Search Using Structured Data

Structured Data is information that is set out in a way which makes it easy for a search engine to read easily. Some examples include XML markup in XML sitemaps and schema vocabulary found in JSON-LD scripts.

A search engine that answers questions based upon crawling and indexing facts found within structured data on a site works differently than a search engine which looks at the words used in a query, and tries to return documents that contain the same words as the ones in the query; hoping that such a matching of strings might contain an actual answer to the informational need that inspired the query in the first place.

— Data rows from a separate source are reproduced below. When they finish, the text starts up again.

# NethermindEth/latticefold

Hardware: AMD Instinct MI355X
Metric: folding-prover steps/sec (one NIFSProver::prove per step), GoldilocksRingNTT (higher is better)
Workload: dtype u64; 1 GPU; C4: GoldilocksRingNTT R1CS->CCS, m=N=2^20 rows, wit_len=262144, L=4, B=2^16, b=2, K=16, kappa=26, t=3; parallelism=replicas x1

## Files before the change

latticefold_amd/csrc/lf_capi.cpp:

```cpp
#include "lf_ring_host.h"
#include <thread>
#include <vector>

const char *lf_strerror(int code) {
    switch (code) {
        case LF_OK: return "ok";
        case LF_ERR_INVALID: return "invalid argument / wrong length";
        case LF_ERR_HIP: return "HIP runtime error (no GPU or out of device memory)";
        case LF_ERR_UNSUPPORTED: return "unsupported parameter";
        case LF_ERR_BAD_TABLES: return "ring tables are not a ring isomorphism";
        case LF_ERR_NORM: return "witness coefficient exceeds the decomposition bound";
        case LF_ERR_SIZE_BOUNDS: return "invalid size bounds (m must be >= wit_len*L, power of two)";
        case LF_ERR_STATE: return "call sequence misuse";
        case LF_ERR_REJECT: return "verifier rejected the proof";
    }
    return "unknown error";
}
const char *lf_phase_name(int i) { return (i >= 0 && i < LF_N_PHASES) ? PHASE_NAMES[i] : ""; }

static int install_tables(lf_ctx *c, u64 nonres, const u64 *y) {
    CrtTables T;
    if (build_crt_tables(nonres, y, T) != 0) return LF_ERR_BAD_TABLES;
    c->ring.T = T;
    c->dcrt = make_dev_crt(T);
    return ring_ops<GoldRing>::install_icrt(c, &T.icrt[0][0]);
}

int lf_ctx_create_ring(lf_ctx **out, int device, int ring) {
    if (ring == LF_RING_GOLDILOCKS) return lf_ctx_create(out, device);
    if (!out || ring != LF_RING_BABYBEAR) return LF_ERR_INVALID;
    lf_ctx *c = new lf_ctx();
    c->device = device;
    int rc = lfbb::BbCtx::create(&c->bb, c, device);
    if (rc != LF_OK) { delete c; return rc; }
    *out = c;
    return LF_OK;
}
int lf_ctx_device(const lf_ctx *c) { return c->device; }
int lf_ctx_ring(const lf_ctx *c) { return c && c->bb ? LF_RING_BABYBEAR : LF_RING_GOLDILOCKS; }
int lf_ring_words(int ring) { return ring == LF_RING_BABYBEAR ? 72 : (ring == LF_RING_GOLDILOCKS ? 24 : 0); }
int lf_ring_tau(int ring) { return ring == LF_RING_BABYBEAR ? 9 : (ring == LF_RING_GOLDILOCKS ? 3 : 0); }
uint64_t lf_ring_modulus(int ring) { return ring == LF_RING_BABYBEAR ? (uint64_t)lfbb::BB_P : (ring == LF_RING_GOLDILOCKS ? LF_P : 0); }

int lf_ctx_create(lf_ctx **out, int device) {
    if (!out) return LF_ERR_INVALID;
    int cnt = 0;
    if (hipGetDeviceCount(&cnt) != hipSuccess || cnt <= 0 || device < 0 || device >= cnt) return LF_ERR_HIP;
    HIPCHK(hipSetDevice(device));
    lf_ctx *c = new lf_ctx();
    c->device = device;
    int least = 0, greatest = 0;
    (void)hipDeviceGetStreamPriorityRange(&least, &greatest);
    if (c->create_lane_streams() != LF_OK || hipStreamCreateWithPriority(&c->st_io, hipStreamDefault, least) != hipSuccess) { delete c; return LF_ERR_HIP; }
    (void)hipEventCreateWithFlags(&c->ev_block, hipEventBlockingSync | hipEventDisableTiming);
    u64 nr, y[24];
    default_ring(&nr, y);
    int rc = install_tables(c, nr, y);
    if (rc != LF_OK) { delete c; return rc; }
    *out = c;
    return LF_OK;
}
static void planes_pool_drop(int device);
void lf_ctx_destroy(lf_ctx *c) {
    if (!c) return;
    while (c->io_jobs.load() > 0) std::this_thread::yield();
    (void)hipSetDevice(c->device);
    planes_pool_drop(c->device);
    if (c->bb) { c->bb->destroy(); delete c; return; }
    (void)c->sync_lanes();
    if (c->st_io) (void)hipStreamSynchronize(c->st_io);
    for (int l = 0; l < LF_NLANES; l++)
        if (c->stage[l]) (void)hipHostFree(c->stage[l]);
    if (c->h_pin2) { (void)hipHostFree(c->h_pin2); c->h_pin2 = nullptr; }
    if (c->ev_block) (void)hipEventDestroy(c->ev_block);
    c->comm[0].destroy();
    c->comm[1].destroy();
    if (c->tail_mail) (void)hipHostFree(c->tail_mail);
    if (c->tail_counters) (void)hipFree(c->tail_counters);
    if (c->d_poseidon) (void)hipFree(c->d_poseidon);
    if (c->ev_theta) (void)hipEventDestroy(c->ev_theta);
    if (c->ev_aux) (void)hipEventDestroy(c->ev_aux);
    if (c->st_aux) (void)hipStreamDestroy(c->st_aux);
    if (c->h_aux) (void)hipHostFree(c->h_aux);
    for (int i = 0; i < 2; i++)
        if (c->bits_ev[i]) (void)hipEventDestroy(c->bits_ev[i]);
    c->release_core();
    delete c;
}
int lf_set_ring_tables(lf_ctx *c, uint64_t nonres, const uint64_t *y) {
    if (!c || !y) return LF_ERR_INVALID;
    if (c->bb) return c->bb->set_ring_tables(nonres, y);
    std::lock_guard<std::mutex> g(c->mu);
    HIPCHK(hipSetDevice(c->device));
    return install_tables(c, nonres, y);
}
int lf_get_ring_tables(lf_ctx *c, uint64_t *nonres, uint64_t *y) {
    if (!c || !nonres || !y) return LF_ERR_INVALID;
    if (c->bb) return c->bb->get_ring_tables(nonres, y);
    *nonres = c->ring.T.nu;
    for (int k = 0; k < 8; k++)
        for (int q = 0; q < 3; q++) y[3 * k + q] = c->ring.T.y[k].c[q];
    return LF_OK;
}

int lf_set_digit_mode(lf_ctx *c, int mode) {
    if (!c || (mode != 0 && mode != 1)) return LF_ERR_INVALID;
    std::lock_guard<std::mutex> g(c->mu);
    c->core_any().digit_mode = mode;
    return LF_OK;
}
int lf_set_ext_basis(lf_ctx *c, const uint64_t *T) {
    if (!c || !T) return LF_ERR_INVALID;
    std::lock_guard<std::mutex> g(c->mu);
    const int ring = lf_ctx_ring(c);
    ExtBasis nb = c->xb;
    RET(nb.set(T, lf_ring_tau(ring), lf_ring_modulus(ring)));
    c->xb = nb;
    const int tt = nb.tau * nb.tau;
    if (c->bb) {
        lfbb::BbCtxImpl *b = c->bb->p;
        std::lock_guard<std::mutex> gb(b->mu);
        b->xb_on = nb.on;
        for (int i = 0; i < tt; i++) { b->xb_T[i] = lfbb::from_canon(nb.T[i]); b->xb_Ti[i] = lfbb::from_canon(nb.Ti[i]); }
    } else {
        c->xb_on = nb.on;
        for (int i = 0; i < tt; i++) { c->xb_T[i] = nb.T[i]; c->xb_Ti[i] = nb.Ti[i]; }
    }
    return LF_OK;
}
int lf_set_sharding(lf_ctx *c, int rank, int world, lf_exchange_fn cb, void *user) {
    if (!c || world < 1 || rank < 0 || rank >= world || (world & (world - 1)) != 0 || (world > 1 && !cb)) return LF_ERR_INVALID;
    if (c->bb) return c->bb->set_sharding(rank, world, cb, user);
// ... 983 lines not shown
```
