template <int EPI, bool CONV, int MODE>
__global__ void __launch_bounds__(512, 2) gemm_pp_kernel(GemmArgs g) {
  constexpr bool SK = (MODE & 1) != 0, PAIR = (MODE & 2) != 0;
  constexpr int TM = 256, TN = 256, NTHR = 512, RS = NTHR / 8, TB = TM * 128, MT = 8, NTL = 4;
  constexpr int WBASE = 3 * TB;
  extern __shared__ __attribute__((aligned(16))) char smem[];
  const int tid = threadIdx.x, lane = tid & 63, wid = tid >> 6;
  const int wm = wid >> 2, wn = wid & 3;
  const int fr = lane & 15, fq = lane >> 4;
  const int tiles_m = (g.M + TM - 1) / TM, tiles_n = (g.N + TN - 1) / TN;
  const int nwg = tiles_m * tiles_n;
  const int nkt = g.K / BK;
  const int band = g.band;
  const int xcd = blockIdx.x & 7, lane_in_xcd = blockIdx.x >> 3, per_xcd_wg = gridDim.x >> 3;
  const int q = nwg >> 3, rem = nwg & 7;
  const int xbeg = xcd < rem ? xcd * (q + 1) : rem * (q + 1) + (xcd - rem) * q;
  const int xcnt = xcd < rem ? q + 1 : q;
  SkTail sk;
  if (SK) {
    sk = sk_tail(g, xcnt, per_xcd_wg, lane_in_xcd, nkt);
  } else {
    sk.nfull = lane_in_xcd < xcnt ? (xcnt - lane_in_xcd + per_xcd_wg - 1) / per_xcd_wg : 0;
    sk.nseg = 0; sk.tile0 = 0; sk.k00 = 0; sk.k01 = nkt; sk.part0 = 0; sk.tile1 = 0; sk.k11 = nkt;
  }
  const int nunits = sk.nfull + sk.nseg;
  if (nunits == 0) return;
  const int wu = __builtin_amdgcn_readfirstlane(wid);
  const bool late = wu >= 4;
  const int lrow = tid >> 3, lkc = tid & 7;
  const int src_kc = swz(lrow, lkc);
  const int wrow = wperm(lrow);
  typedef __attribute__((address_space(3))) char lds_char;
  typedef const __attribute__((address_space(1))) char gbl_char;
  uint32_t ao[4], wo[4];
  long m0, n0;
#define TILE_COORDS(tl, M0, N0)                                            \
  do {                                                                     \
    const int per_band = band * tiles_n;                                   \
    const int b0 = (tl) / per_band;                                        \
    const int rows_in_band = min(band, tiles_m - b0 * band);               \
    const int in_band = (tl) - b0 * per_band;                              \
    M0 = (long)(b0 * band + in_band % rows_in_band) * TM;                  \
    N0 = (long)(in_band / rows_in_band) * TN;                              \
  } while (0)
#define TILE_OFFS(M0, N0, AO, WO)                                                          \
  do {                                                                                     \
    _Pragma("unroll") for (int k_ = 0; k_ < 4; ++k_) {                                     \
      long mm = M0 + lrow + k_ * RS;                                                       \
      if (mm >= g.M) mm = g.M - 1;                                                         \
      const bool s2_ = PAIR && g.m_split && M0 >= g.m_split;                               \
      const long ar_ = !PAIR ? row_off(g.a, mm)                                            \
                             : (s2_ ? row_off(g.a2, mm - g.m_split) + g.a2_off : row_off(g.a, mm) + g.a1_off); \
      AO[k_] = (uint32_t)((ar_ + src_kc * 8) * 2);                                         \
      long nn = N0 + k_ * 64 + wrow;                                                       \
      if (nn >= g.N) nn = g.N - 1;                                                         \
      WO[k_] = (uint32_t)((nn * g.ldw + (!PAIR ? 0 : (s2_ ? g.w2_off : g.w1_off)) + src_kc * 8) * 2); \
    }                                                                                      \
  } while (0)
#define PGLDS(base, off, off_lds) \
  __builtin_amdgcn_global_load_lds((gbl_char*)((base) + (off)), (lds_char*)(smem + (off_lds)), 16, 0, 0)
#define PIN() __builtin_amdgcn_sched_barrier(0)
#define BAR() do { PIN(); __builtin_amdgcn_s_barrier(); PIN(); } while (0)

  uint32_t a_ro[2], w_ro[2];
#pragma unroll
  for (int ks = 0; ks < 2; ++ks) {
    a_ro[ks] = (uint32_t)((wm * 128 + fr) * 128 + (swz(fr, ks * 4 + fq) << 4));
    w_ro[ks] = (uint32_t)(WBASE + (wn * 64 + fr) * 128 + (swz(fr, ks * 4 + fq) << 4));
  }
#define LDA(ks, j) (*reinterpret_cast<const s16x8*>(smem + sa_ + a_ro[ks] + (j) * 2048))
#define LDW(ks, i) (*reinterpret_cast<const s16x8*>(smem + sw_ + w_ro[ks] + (i) * 2048))
#define MMA(i_, j_, W_, A_) acc[i_][j_] = __builtin_amdgcn_mfma_f32_16x16x32_bf16(W_, A_, acc[i_][j_], 0, 0, 0)

#define PGLDS_K PGLDS
#define LDA_K LDA
#define LDW_K LDW
#define UNIT(i, T_, K0_, K1_, P_)                                                        \
  do {                                                                                     \
    const int s_ = SK ? (i) - sk.nfull : -1;                                               \
    T_ = s_ < 0 ? lane_in_xcd + (i) * per_xcd_wg : (s_ == 0 ? sk.tile0 : sk.tile1);       \
    K0_ = s_ < 0 ? 0 : (s_ == 0 ? sk.k00 : 0);                                             \
    K1_ = s_ < 0 ? nkt : (s_ == 0 ? sk.k01 : sk.k11);                                      \
    P_ = s_ < 0 ? 0 : (s_ == 0 ? sk.part0 : 1);                                            \
  } while (0)
  int ui = 0, u_tile, kbeg, kend, partial;
  UNIT(0, u_tile, kbeg, kend, partial);
  TILE_COORDS(xbeg + u_tile, m0, n0);
  TILE_OFFS(m0, n0, ao, wo);
  {
    const char* ab = reinterpret_cast<const char*>(g.A);
    const char* wb = reinterpret_cast<const char*>(g.W) + (long)kbeg * (BK * 2);
    const int la = wu * 1024, lw = WBASE + wu * 1024;
#pragma unroll
    for (int k = 0; k < 4; ++k) PGLDS(ab + a_koff<CONV>(g, kbeg) * 2, ao[k], la + k * RS * 128);
#pragma unroll
    for (int k = 0; k < 4; ++k) PGLDS(wb, wo[k], lw + k * RS * 128);
#pragma unroll
    for (int k = 0; k < 4; ++k) PGLDS(ab + a_koff<CONV>(g, kbeg + 1) * 2, ao[k], TB + la + k * RS * 128);
#pragma unroll
    for (int k = 0; k < 4; ++k) PGLDS(wb + BK * 2, wo[k], TB + lw + k * RS * 128);
  }
  asm volatile("s_waitcnt vmcnt(0)" ::: "memory");
  __syncthreads();
  if (late) __builtin_amdgcn_s_barrier();
  int aslot = 0, wslot = 0;
  while (true) {
    const bool has_next = ui + 1 < nunits;
    long nm0 = 0, nn0 = 0;
    int n_tile = u_tile, nkbeg = kbeg, nkend = kend, npartial = partial;
    uint32_t nao[4] = {ao[0], ao[1], ao[2], ao[3]}, nwo[4] = {wo[0], wo[1], wo[2], wo[3]};
    if (has_next) {
      UNIT(ui + 1, n_tile, nkbeg, nkend, npartial);
      TILE_COORDS(xbeg + n_tile, nm0, nn0);
      TILE_OFFS(nm0, nn0, nao, nwo);
    }
    uint32_t ca[4] = {ao[0], ao[1], ao[2], ao[3]}, cw[4] = {wo[0], wo[1], wo[2], wo[3]};
    f32x4 acc[NTL][MT];
#pragma unroll
    for (int i = 0; i < NTL; ++i)
#pragma unroll
      for (int j = 0; j < MT; ++j) acc[i][j] = f32x4{0.f, 0.f, 0.f, 0.f};
    const int klen = kend - kbeg;
    for (int kt = 0; kt < klen; ++kt) {
      const bool nxt = kt + 2 >= klen;
      const int k2 = nxt ? nkbeg + (kt + 2 - klen) : kbeg + kt + 2;
#pragma unroll
      for (int k = 0; k < 4; ++k) {
        ca[k] = nxt ? nao[k] : ca[k];
        cw[k] = nxt ? nwo[k] : cw[k];
      }
      const int a_dst = aslot == 0 ? 2 : aslot - 1;
      const char* ab_ = reinterpret_cast<const char*>(g.A) + a_koff<CONV>(g, k2) * 2;
      const char* wb_ = reinterpret_cast<const char*>(g.W) + (long)k2 * (BK * 2);
      const int la_ = a_dst * TB + wu * 1024, lw_ = WBASE + wslot * TB + wu * 1024;
      const uint32_t sa_ = aslot * TB, sw_ = wslot * TB;
      s16x8 faA[2][4], faB[2][4], fw[2][4];
#pragma unroll
      for (int ks = 0; ks < 2; ++ks)
#pragma unroll
        for (int i = 0; i < 4; ++i) fw[ks][i] = LDW_K(ks, i);
#pragma unroll
      for (int ks = 0; ks < 2; ++ks)
#pragma unroll
        for (int j = 0; j < 4; ++j) faA[ks][j] = LDA_K(ks, j);
#pragma unroll
      for (int k = 0; k < 4; ++k) PGLDS_K(ab_, ca[k], la_ + k * RS * 128);
      BAR();
      __builtin_amdgcn_s_setprio(1);
#pragma unroll
      for (int ks = 0; ks < 2; ++ks)
#pragma unroll
        for (int j = 0; j < 4; ++j)
#pragma unroll
          for (int i = 0; i < 4; ++i) MMA(i, j, fw[ks][i], faA[ks][j]);
      __builtin_amdgcn_s_setprio(0);
      BAR();
#pragma unroll
      for (int ks = 0; ks < 2; ++ks)
#pragma unroll
        for (int j = 0; j < 4; ++j) faB[ks][j] = LDA_K(ks, 4 + j);
#pragma unroll
      for (int k = 0; k < 4; ++k) PGLDS_K(wb_, cw[k], lw_ + k * RS * 128);
      PIN();
      asm volatile("s_waitcnt vmcnt(8)" ::: "memory");
      BAR();
      __builtin_amdgcn_s_setprio(1);
#pragma unroll
      for (int ks = 0; ks < 2; ++ks)
#pragma unroll
        for (int j = 0; j < 4; ++j)
#pragma unroll
          for (int i = 0; i < 4; ++i) MMA(i, 4 + j, fw[ks][i], faB[ks][j]);
      __builtin_amdgcn_s_setprio(0);
      BAR();
      aslot = aslot == 2 ? 0 : aslot + 1;
      wslot ^= 1;
    }
    int el = lane, ew = wid;
    asm volatile("" : "+v"(el), "+v"(ew));
    if (SK && partial) {
      float* wsp = g.sk_ws + ((long)blockIdx.x << 16) + ((ew * 32) * 64 + el) * 4;
#pragma unroll
      for (int i = 0; i < NTL; ++i)
#pragma unroll
        for (int j = 0; j < MT; ++j) *reinterpret_cast<f32x4*>(wsp + (i * MT + j) * 256) = acc[i][j];
    } else if (PAIR) {
      long m0l = m0;
      const GemmArgs gl = seg_args<true>(g, m0l);
      persist_epilogue<EPI>(gl, acc, ew, el, m0l, n0);
    } else {
      persist_epilogue<EPI>(g, acc, ew, el, m0, n0, smem + (aslot == 0 ? 2 : aslot - 1) * TB);
    }
    if (!has_next) break;
    ++ui;
    u_tile = n_tile; kbeg = nkbeg; kend = nkend; partial = npartial;
    m0 = nm0; n0 = nn0;
#pragma unroll
    for (int k = 0; k < 4; ++k) { ao[k] = nao[k]; wo[k] = nwo[k]; }
  }
  if (!late) __builtin_amdgcn_s_barrier();
#undef UNIT
#undef TILE_COORDS
#undef TILE_OFFS
#undef PGLDS
#undef PIN
#undef BAR
#undef PGLDS_K
#undef LDA_K
#undef LDW_K
#undef LDA
#undef LDW
#undef MMA
}
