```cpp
template <int PM, bool JAC, class TB = TileBlock, bool C1 = false, bool INTR = false, bool AFF = false,
          bool PFIN = false>
__device__ __forceinline__ Row photometric_row(const KernelArgs& a, const TB& tb, float2 off, float Ih,
                                               const CamRec* tab = nullptr, float* ji = nullptr,
                                               const Affine* af = nullptr) {
  constexpr int MODEL = cam_of(PM);
  Row o;
  const auto& pp = pose_of(tb);
  const CamView cv = C1 ? single_camera(a) : cams_of(tb, tab);
  const double rho = tb.rho;
  const Vec3d b = unproject<MODEL>(cv.hk, tb.ur.x + (double)off.x, tb.ur.y + (double)off.y);
  const Vec3d Rb = mat_mul(pp.R, b);
  const Vec3d p = {Rb.x + rho * pp.t[0], Rb.y + rho * pp.t[1], Rb.z + rho * pp.t[2]};
  const bool dom = in_domain<MODEL>(cv.tk, p);
  float I, gx, gy;
  double u, v;
  const double iden = project<MODEL>(cv.tk, p, u, v);
  interpolate<interp_of(PM)>(a.images + tb.img, a.umax, a.vmax, a.tiles_x, u, v, I, gx, gy);
  if (AFF) o.r = (I - af->bt) - af->E * (Ih - af->bh);
  else o.r = I - Ih;
  o.ok = dom && isfinite(o.r);
  if constexpr (PFIN) o.ok = o.ok && isfinite(u) && isfinite(v);
  if (JAC) {
    const Vec3 pf = to_f(p), bf = to_f(b);
    Vec3 du, dv;
    project_jac<MODEL>(cv.kf, pf, (float)iden, du, dv);
    const Vec3 q = {gx * du.x + gy * dv.x, gx * du.y + gy * dv.y, gx * du.z + gy * dv.z};
    const Vec3 qR = row_mul(q, pp.Rf);
    const float rf = (float)rho;
    o.hv = {rf * qR.x, rf * qR.y, rf * qR.z};
    o.hw = cross(bf, qR);
    o.tv = {-rf * q.x, -rf * q.y, -rf * q.z};
    o.tw = cross(q, pf);
    if (MODEL == CAM_PINHOLE) {
      const double ex = fma(-(p.x * iden), pp.t[2], pp.t[0]), ey = fma(-(p.y * iden), pp.t[2], pp.t[1]);
      o.jr = (float)(iden * fma((double)gx * cv.tk[0], ex, (double)gy * cv.tk[1] * ey));
    } else {
      Vec3d dud, dvd;
      project_jac<MODEL>(cv.tk, p, iden, dud, dvd);
      const Vec3d td = {pp.t[0], pp.t[1], pp.t[2]};
      o.jr = (float)((double)gx * dot(dud, td) + (double)gy * dot(dvd, td));
    }
    if (INTR) {
      float ku[8], kv[8];
      if (MODEL == CAM_KB4)
        project_intr_jac_kb4(cv.kf, pf, (float)iden, (float)atan2(sqrt(p.x * p.x + p.y * p.y), p.z), ku, kv);
      else
        project_intr_jac<MODEL>(cv.kf, pf, (float)iden, ku, kv);
#pragma unroll
      for (int j = 0; j < 8; ++j) ji[j] = (gx * ku[j] + gy * kv[j]) * (j < 4 ? a.intr_scale : 1.0f);
// ... 418 lines not shown
```

photometric-bundle-adjustment_amd/csrc/pba_record.h:

```cpp
#pragma once

#include <type_traits>

#include "pba_internal.h"

namespace {

struct ScaledF16 {};
struct IntrF32 {};
struct AffineF32 {};
struct IntrAffineF32 {};
template <class Stored, int Cols, bool Scaled = false, bool Intr = false, bool Affine = false>
struct RecLayout {
  using S = Stored;
  static constexpr int kCols = Cols;
  static constexpr bool kScaled = Scaled, kIntr = Intr, kAffine = Affine;
};
template <class T>
struct RecFormat : RecLayout<T, 14> {};
template <>
struct RecFormat<ScaledF16> : RecLayout<_Float16, 15, true> {};
template <>
struct RecFormat<IntrF32> : RecLayout<float, 22, false, true> {};
template <>
struct RecFormat<AffineF32> : RecLayout<float, 18, false, false, true> {};
template <>
struct RecFormat<IntrAffineF32> : RecLayout<float, 26, false, true, true> {};

}

namespace pba {
namespace detail {

__host__ __device__ __forceinline__ constexpr int col_r(int) { return 0; }
__host__ __device__ __forceinline__ constexpr int col_jhost(int P) { return P; }
__host__ __device__ __forceinline__ constexpr int col_jtarget(int P) { return 7 * P; }
__host__ __device__ __forceinline__ constexpr int col_jrho(int P) { return 13 * P; }
__host__ __device__ __forceinline__ constexpr int col_tail(int P) { return 14 * P; }
template <bool INTR = false>
__host__ __device__ __forceinline__ constexpr int col_jab_host(int P) {
  if constexpr (INTR) return col_tail(P) + 8 * P;
  else return col_tail(P);
}
template <bool INTR = false>
__host__ __device__ __forceinline__ constexpr int col_jab_target(int P) {
  if constexpr (INTR) return col_tail(P) + 10 * P;
  else return col_tail(P) + 2 * P;
}

__host__ __device__ __forceinline__ constexpr int scale_row_of(int c, int P) {
  return c < col_jhost(P) ? -1 : c < col_jrho(P) ? ((c - col_jhost(P)) % (6 * P)) / 6 : c - col_jrho(P);
}

template <class T>
__device__ __forceinline__ T rec_val(float v) { return (T)v; }
template <>
__device__ __forceinline__ _Float16 rec_val<_Float16>(float v) {
  return (_Float16)(isnan(v) ? v : __builtin_amdgcn_fmed3f(v, -65504.0f, 65504.0f));
}

template <bool INTR = false>
__device__ __forceinline__ void stage_affine(float* s_rec, int P, int px, float g, float E, bool ok) {
  reinterpret_cast<float2*>(s_rec + col_jab_host<INTR>(P))[px] = ok ? make_float2(g, E) : make_float2(0.0f, 0.0f);
  reinterpret_cast<float2*>(s_rec + col_jab_target<INTR>(P))[px] = ok ? make_float2(-g, -1.0f) : make_float2(0.0f, 0.0f);
}

__device__ __forceinline__ void stage_intr(float* s_rec, int P, int px, const float (&ji)[8]) {
  float* d = s_rec + col_tail(P) + 8 * px;
  if ((P & 1) == 0) {
    reinterpret_cast<f32x4*>(d)[0] = f32x4{ji[0], ji[1], ji[2], ji[3]};
    reinterpret_cast<f32x4*>(d)[1] = f32x4{ji[4], ji[5], ji[6], ji[7]};
  } else {
#pragma unroll
    for (int q = 0; q < 4; ++q) reinterpret_cast<float2*>(d)[q] = make_float2(ji[2 * q], ji[2 * q + 1]);
  }
}
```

Search using Structured Data works a little differently, as seen in this flowchart from a 2017 Google patent:

Flow Chart Showing Structured Data in a Search

In Schema, Structured Data, and Scattered Databases such as the World Wide Web, I talked about the Dipre Algorithm in a patent from Sergey Brin, as I described in the post, Google’s First Semantic Search Invention was Patented in 1999. That patent and algorithm described how the web might be crawled to collect pattern and relations information about specific facts. In that case, about books. In the Google patent on structured data, we see how Google might look for factual information set out in semi-structured data such as JSON-LD, to be able to answer queries about facts, such as, “What is a book, by Ernest Hemingway, published in 1948-1952.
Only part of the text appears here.